Segment Start: The data
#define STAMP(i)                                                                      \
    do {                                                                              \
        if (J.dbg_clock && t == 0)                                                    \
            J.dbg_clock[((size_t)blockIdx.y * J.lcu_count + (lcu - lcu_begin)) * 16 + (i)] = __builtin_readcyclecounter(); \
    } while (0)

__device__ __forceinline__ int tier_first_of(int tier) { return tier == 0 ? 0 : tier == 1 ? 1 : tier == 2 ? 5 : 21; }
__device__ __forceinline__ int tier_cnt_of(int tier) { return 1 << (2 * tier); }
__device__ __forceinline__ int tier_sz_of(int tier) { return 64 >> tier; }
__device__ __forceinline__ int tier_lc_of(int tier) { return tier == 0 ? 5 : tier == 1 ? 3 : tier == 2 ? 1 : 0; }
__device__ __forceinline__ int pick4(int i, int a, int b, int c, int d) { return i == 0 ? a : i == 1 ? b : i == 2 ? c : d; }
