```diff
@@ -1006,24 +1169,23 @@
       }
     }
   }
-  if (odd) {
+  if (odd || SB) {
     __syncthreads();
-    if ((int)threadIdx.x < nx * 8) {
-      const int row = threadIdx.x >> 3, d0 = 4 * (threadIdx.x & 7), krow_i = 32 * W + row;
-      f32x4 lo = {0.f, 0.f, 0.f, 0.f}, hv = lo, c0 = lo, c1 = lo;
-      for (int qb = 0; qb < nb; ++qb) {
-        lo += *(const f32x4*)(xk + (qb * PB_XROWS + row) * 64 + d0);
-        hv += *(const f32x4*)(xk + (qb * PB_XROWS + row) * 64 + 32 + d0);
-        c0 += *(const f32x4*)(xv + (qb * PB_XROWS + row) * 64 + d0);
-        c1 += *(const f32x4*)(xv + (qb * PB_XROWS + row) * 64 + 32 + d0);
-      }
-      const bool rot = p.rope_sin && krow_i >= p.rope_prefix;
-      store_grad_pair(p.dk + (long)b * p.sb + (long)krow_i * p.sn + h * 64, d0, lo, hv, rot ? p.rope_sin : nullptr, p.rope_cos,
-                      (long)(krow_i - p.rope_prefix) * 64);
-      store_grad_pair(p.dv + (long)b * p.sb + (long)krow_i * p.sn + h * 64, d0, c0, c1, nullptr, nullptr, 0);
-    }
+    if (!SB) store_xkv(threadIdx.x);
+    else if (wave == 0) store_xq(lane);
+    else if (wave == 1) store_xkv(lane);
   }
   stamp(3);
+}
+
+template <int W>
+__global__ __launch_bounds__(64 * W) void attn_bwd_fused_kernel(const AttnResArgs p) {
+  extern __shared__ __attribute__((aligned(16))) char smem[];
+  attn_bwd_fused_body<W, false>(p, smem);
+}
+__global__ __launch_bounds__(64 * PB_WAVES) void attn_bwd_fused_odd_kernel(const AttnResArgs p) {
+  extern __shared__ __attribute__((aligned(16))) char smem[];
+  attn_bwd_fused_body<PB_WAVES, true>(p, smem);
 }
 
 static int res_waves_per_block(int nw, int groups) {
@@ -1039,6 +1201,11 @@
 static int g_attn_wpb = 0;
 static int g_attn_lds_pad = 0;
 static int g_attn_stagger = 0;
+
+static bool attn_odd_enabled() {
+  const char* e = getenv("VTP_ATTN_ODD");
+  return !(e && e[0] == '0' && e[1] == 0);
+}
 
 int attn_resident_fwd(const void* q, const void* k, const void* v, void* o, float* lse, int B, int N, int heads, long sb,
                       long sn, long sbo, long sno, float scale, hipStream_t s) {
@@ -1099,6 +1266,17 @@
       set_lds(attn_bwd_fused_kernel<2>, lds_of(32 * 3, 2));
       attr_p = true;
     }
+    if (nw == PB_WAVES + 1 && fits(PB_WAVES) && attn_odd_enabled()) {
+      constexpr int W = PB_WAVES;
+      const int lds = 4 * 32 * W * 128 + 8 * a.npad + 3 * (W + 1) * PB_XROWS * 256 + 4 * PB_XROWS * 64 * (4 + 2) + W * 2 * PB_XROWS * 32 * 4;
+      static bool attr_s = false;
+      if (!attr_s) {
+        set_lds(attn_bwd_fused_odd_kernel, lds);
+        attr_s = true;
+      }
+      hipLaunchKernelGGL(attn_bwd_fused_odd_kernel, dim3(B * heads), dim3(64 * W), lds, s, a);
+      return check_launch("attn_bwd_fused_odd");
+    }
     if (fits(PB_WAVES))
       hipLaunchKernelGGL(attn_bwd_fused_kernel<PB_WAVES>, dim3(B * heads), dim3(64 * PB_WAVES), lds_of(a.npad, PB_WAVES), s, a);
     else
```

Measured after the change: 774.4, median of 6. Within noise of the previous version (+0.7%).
Segment End: The data
_What the task asks_. Which lines of the data include the string "false"? Find them and copy each one.

_Response box_.
+  attn_bwd_fused_body<W, false>(p, smem);
+      static bool attr_s = false;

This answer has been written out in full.